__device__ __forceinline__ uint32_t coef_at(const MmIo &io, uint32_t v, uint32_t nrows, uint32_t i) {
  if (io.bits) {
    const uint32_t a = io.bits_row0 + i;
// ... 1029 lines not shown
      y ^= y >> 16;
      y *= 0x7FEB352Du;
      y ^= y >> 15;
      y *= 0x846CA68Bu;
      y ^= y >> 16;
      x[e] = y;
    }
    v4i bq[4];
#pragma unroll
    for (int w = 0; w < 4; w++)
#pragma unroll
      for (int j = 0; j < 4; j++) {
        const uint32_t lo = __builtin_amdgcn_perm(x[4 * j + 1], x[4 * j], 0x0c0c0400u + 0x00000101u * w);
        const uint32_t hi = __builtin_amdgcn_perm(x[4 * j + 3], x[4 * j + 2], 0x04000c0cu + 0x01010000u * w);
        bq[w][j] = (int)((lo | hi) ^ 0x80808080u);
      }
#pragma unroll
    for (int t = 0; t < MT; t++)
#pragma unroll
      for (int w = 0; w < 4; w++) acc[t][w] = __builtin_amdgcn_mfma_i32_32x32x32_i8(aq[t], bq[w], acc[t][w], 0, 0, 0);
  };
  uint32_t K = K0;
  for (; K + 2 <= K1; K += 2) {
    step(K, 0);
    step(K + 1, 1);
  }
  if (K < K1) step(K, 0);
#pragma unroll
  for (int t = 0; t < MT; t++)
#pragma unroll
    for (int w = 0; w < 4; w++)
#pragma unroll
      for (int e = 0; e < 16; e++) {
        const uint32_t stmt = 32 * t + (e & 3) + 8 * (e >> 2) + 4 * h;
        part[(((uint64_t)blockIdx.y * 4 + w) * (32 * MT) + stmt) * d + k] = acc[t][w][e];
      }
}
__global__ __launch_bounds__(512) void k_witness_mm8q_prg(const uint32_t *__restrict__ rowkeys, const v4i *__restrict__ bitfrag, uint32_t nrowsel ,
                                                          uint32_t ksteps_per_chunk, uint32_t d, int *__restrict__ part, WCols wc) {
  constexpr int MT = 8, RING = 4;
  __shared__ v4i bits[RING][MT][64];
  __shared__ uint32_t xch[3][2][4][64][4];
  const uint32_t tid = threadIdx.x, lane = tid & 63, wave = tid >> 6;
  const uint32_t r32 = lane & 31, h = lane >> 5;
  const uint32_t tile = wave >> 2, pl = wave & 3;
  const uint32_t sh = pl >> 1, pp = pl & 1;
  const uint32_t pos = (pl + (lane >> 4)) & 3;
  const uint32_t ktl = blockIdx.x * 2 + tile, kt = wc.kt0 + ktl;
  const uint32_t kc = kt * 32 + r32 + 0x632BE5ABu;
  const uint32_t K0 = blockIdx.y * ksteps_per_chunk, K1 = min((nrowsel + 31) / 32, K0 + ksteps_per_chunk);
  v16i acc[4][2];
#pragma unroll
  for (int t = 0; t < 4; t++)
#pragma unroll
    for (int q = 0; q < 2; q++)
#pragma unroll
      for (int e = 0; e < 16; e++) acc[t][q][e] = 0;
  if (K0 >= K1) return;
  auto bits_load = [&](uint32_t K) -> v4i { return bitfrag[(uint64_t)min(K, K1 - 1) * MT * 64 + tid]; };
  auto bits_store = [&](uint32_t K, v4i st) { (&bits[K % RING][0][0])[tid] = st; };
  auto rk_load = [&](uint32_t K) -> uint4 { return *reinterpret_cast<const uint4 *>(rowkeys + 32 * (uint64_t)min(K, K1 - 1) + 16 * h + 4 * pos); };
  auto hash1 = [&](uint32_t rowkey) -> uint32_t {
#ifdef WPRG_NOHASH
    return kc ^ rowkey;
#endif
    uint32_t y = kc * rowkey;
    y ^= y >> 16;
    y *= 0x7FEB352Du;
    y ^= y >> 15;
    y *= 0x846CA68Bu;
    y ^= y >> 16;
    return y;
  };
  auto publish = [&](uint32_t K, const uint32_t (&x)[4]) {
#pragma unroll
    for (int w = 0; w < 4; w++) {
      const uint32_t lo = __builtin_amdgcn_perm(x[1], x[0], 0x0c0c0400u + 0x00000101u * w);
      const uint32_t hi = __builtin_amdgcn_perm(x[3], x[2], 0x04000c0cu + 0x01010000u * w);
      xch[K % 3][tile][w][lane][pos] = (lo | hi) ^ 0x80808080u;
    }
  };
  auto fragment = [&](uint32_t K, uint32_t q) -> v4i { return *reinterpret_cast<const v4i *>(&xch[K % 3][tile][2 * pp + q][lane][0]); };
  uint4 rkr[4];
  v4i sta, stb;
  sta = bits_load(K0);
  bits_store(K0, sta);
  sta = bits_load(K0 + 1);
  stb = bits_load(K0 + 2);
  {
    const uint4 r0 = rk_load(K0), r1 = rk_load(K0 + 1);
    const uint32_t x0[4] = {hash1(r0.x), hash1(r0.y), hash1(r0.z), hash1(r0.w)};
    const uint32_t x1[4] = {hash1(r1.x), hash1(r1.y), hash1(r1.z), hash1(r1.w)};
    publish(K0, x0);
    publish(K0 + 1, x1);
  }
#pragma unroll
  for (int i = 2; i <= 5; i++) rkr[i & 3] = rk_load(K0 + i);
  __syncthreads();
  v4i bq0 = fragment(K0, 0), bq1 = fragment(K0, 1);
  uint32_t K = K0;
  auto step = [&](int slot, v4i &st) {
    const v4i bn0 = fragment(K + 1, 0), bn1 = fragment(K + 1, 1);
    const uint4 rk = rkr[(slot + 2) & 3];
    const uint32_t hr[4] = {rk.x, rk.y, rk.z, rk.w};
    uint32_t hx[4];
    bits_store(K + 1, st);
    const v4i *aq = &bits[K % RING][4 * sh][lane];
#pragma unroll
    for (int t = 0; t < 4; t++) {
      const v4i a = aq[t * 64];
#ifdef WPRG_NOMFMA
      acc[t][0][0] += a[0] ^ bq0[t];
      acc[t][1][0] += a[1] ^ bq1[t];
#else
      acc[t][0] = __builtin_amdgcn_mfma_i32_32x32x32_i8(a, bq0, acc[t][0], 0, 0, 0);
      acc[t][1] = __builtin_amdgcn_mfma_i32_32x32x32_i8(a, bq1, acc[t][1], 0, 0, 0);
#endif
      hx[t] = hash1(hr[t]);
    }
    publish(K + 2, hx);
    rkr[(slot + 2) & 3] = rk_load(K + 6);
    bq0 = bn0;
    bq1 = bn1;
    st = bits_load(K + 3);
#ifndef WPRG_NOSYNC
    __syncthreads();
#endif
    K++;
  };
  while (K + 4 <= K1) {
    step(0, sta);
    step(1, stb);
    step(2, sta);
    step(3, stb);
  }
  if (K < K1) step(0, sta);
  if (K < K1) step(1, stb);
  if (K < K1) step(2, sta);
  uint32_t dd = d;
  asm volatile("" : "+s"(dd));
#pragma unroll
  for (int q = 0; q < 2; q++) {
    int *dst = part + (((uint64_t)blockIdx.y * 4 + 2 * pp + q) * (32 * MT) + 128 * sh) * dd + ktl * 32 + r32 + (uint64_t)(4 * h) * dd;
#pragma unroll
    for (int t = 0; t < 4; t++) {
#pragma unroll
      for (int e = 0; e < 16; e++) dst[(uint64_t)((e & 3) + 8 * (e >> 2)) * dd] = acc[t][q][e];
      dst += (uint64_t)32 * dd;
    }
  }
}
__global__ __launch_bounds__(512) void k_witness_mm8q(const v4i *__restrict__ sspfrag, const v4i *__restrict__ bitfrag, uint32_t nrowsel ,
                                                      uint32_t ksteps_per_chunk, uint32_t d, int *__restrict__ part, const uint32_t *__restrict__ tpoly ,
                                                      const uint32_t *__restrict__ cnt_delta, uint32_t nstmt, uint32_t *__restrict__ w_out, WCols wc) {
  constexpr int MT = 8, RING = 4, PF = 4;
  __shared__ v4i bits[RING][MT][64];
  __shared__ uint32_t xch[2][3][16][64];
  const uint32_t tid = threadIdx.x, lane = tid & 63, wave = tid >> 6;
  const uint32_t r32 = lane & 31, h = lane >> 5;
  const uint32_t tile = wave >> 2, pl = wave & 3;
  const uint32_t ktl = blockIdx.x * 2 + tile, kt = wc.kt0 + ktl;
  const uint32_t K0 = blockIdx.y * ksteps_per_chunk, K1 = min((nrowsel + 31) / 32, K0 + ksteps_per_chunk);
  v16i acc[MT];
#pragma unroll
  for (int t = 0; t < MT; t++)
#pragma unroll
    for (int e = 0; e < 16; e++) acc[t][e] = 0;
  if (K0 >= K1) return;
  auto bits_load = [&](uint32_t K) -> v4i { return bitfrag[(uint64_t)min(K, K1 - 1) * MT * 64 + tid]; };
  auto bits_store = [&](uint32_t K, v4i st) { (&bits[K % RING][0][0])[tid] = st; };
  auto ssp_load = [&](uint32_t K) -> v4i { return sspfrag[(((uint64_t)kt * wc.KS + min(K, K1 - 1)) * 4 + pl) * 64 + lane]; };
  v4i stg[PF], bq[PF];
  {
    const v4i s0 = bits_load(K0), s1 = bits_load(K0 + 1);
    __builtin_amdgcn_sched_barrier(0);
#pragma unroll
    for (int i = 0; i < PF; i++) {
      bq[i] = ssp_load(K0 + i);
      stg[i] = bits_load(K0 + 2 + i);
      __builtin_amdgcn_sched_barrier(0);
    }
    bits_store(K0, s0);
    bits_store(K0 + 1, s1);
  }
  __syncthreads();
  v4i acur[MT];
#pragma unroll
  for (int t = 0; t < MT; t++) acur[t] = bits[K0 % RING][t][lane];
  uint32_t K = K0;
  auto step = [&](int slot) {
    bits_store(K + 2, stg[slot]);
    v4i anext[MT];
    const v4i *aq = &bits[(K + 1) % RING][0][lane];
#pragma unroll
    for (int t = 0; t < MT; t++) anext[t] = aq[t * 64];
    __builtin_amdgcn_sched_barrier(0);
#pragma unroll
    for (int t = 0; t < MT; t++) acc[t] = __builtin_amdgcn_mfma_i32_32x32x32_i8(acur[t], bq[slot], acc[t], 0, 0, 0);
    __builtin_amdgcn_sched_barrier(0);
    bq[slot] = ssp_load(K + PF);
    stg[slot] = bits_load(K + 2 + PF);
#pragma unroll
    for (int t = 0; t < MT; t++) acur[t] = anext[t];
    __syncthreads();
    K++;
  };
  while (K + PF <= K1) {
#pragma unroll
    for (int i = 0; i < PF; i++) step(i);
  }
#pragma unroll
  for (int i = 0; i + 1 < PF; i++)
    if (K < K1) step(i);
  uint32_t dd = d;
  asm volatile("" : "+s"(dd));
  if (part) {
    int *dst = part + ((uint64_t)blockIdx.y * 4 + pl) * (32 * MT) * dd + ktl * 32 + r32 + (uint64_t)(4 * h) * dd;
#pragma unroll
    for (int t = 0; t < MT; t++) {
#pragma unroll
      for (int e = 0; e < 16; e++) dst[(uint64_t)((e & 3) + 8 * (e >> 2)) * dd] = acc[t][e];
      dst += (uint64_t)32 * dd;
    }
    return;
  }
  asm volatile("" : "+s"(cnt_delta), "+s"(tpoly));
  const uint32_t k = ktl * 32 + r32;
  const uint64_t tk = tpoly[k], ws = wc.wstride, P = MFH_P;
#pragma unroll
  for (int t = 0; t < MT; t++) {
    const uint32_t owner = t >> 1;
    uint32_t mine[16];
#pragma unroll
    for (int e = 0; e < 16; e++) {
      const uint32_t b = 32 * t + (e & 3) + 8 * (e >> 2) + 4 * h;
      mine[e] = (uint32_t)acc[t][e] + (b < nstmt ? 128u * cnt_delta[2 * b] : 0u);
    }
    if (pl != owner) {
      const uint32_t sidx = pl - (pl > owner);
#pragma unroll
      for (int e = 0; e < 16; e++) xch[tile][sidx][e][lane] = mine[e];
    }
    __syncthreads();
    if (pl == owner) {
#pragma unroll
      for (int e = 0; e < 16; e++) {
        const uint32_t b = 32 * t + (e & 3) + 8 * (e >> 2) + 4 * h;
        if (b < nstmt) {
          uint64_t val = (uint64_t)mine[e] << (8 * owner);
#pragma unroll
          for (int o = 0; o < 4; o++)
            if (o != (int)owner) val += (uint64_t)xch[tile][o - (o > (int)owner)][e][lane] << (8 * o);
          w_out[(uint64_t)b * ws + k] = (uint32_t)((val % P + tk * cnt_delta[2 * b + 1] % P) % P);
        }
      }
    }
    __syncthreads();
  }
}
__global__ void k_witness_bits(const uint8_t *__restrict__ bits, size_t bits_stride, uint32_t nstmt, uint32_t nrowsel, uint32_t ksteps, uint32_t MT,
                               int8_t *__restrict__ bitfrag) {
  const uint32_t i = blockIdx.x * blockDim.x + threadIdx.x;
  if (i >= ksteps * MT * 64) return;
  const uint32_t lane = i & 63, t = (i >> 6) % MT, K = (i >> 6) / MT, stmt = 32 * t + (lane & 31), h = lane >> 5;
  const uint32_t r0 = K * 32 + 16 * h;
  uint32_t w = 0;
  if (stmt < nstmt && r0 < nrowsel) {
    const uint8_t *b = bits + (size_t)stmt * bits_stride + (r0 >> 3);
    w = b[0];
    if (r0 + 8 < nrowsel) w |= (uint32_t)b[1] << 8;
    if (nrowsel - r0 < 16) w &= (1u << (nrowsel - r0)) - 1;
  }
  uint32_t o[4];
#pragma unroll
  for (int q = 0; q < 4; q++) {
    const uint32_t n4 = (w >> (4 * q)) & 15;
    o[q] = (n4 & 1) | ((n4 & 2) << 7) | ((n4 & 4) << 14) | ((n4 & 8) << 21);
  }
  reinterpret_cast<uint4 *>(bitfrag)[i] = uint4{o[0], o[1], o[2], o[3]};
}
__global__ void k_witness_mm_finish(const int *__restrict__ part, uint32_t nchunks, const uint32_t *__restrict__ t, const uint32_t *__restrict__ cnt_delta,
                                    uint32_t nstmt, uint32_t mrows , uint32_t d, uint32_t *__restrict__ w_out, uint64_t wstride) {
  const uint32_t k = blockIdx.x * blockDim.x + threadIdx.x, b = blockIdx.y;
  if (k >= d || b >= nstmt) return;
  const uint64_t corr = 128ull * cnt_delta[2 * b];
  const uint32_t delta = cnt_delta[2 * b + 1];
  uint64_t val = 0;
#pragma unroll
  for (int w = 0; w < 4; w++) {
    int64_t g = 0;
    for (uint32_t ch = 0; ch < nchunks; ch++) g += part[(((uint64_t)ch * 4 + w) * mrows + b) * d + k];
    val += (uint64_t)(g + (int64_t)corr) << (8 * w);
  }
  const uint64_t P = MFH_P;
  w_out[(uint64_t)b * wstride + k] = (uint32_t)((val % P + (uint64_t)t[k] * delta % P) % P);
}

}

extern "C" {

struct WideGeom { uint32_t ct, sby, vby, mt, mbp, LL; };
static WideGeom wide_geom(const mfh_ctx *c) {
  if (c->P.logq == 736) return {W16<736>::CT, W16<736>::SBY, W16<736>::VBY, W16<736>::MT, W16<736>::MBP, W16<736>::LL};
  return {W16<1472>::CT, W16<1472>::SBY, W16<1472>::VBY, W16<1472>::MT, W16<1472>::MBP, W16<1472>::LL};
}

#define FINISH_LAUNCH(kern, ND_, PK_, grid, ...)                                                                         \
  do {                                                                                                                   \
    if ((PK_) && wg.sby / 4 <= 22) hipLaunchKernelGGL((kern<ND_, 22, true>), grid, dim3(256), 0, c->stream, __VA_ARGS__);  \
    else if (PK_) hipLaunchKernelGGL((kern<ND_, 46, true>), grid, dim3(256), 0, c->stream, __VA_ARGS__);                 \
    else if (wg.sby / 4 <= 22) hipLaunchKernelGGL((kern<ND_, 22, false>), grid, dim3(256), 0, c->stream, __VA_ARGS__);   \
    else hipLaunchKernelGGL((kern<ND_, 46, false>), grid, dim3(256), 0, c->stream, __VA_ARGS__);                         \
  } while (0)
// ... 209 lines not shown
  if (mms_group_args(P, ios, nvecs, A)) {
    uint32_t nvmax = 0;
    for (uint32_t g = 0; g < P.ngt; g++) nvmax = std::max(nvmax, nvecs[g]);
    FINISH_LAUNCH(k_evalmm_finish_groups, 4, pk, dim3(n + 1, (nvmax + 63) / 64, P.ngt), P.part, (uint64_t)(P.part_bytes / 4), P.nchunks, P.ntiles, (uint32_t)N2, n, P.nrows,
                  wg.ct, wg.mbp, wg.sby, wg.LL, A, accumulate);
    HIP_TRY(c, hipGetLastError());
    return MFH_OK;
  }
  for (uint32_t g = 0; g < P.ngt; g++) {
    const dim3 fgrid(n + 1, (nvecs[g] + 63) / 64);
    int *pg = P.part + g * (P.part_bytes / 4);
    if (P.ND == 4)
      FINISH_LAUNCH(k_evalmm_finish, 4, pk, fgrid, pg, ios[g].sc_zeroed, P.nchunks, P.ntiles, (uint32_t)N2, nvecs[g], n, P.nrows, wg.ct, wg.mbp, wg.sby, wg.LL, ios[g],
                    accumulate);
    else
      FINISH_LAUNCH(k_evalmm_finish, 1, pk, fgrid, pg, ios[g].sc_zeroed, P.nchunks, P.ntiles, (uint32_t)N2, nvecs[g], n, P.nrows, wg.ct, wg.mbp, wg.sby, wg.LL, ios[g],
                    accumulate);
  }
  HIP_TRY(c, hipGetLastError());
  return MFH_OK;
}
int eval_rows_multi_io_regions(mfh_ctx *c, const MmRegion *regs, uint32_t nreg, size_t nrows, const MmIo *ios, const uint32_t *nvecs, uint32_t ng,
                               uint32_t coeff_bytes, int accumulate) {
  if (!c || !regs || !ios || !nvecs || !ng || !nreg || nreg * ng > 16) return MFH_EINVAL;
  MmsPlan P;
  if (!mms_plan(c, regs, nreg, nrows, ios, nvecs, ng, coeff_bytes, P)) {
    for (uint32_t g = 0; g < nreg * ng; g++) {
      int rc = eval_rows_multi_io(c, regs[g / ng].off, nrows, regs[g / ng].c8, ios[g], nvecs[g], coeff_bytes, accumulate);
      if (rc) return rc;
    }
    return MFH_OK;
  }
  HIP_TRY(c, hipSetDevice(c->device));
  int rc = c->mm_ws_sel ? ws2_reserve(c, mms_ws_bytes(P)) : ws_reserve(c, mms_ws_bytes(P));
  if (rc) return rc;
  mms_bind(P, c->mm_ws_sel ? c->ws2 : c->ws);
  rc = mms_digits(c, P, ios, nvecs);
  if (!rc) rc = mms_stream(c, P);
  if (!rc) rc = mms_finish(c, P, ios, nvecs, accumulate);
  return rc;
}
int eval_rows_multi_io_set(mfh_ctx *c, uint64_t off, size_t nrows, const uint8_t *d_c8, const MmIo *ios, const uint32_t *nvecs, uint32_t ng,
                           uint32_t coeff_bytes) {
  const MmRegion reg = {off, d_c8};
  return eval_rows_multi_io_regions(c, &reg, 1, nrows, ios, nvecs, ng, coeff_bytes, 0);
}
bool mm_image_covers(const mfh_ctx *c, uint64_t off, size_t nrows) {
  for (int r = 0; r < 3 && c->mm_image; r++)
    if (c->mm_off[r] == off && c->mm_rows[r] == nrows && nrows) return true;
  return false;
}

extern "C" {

-*-

## THE TASK
The first line of the records and every line down to the line with "const uint32_t lo = __builtin_amdgcn_perm(x[4" must be quoted exactly; leave out all else.

## RESULT FOR THIS EXERCISE
__device__ __forceinline__ uint32_t coef_at(const MmIo &io, uint32_t v, uint32_t nrows, uint32_t i) {
  if (io.bits) {
    const uint32_t a = io.bits_row0 + i;
// ... 1029 lines not shown
      y ^= y >> 16;
      y *= 0x7FEB352Du;
      y ^= y >> 15;
      y *= 0x846CA68Bu;
      y ^= y >> 16;
      x[e] = y;
    }
    v4i bq[4];
#pragma unroll
    for (int w = 0; w < 4; w++)
#pragma unroll
      for (int j = 0; j < 4; j++) {
        const uint32_t lo = __builtin_amdgcn_perm(x[4 * j + 1], x[4 * j], 0x0c0c0400u + 0x00000101u * w);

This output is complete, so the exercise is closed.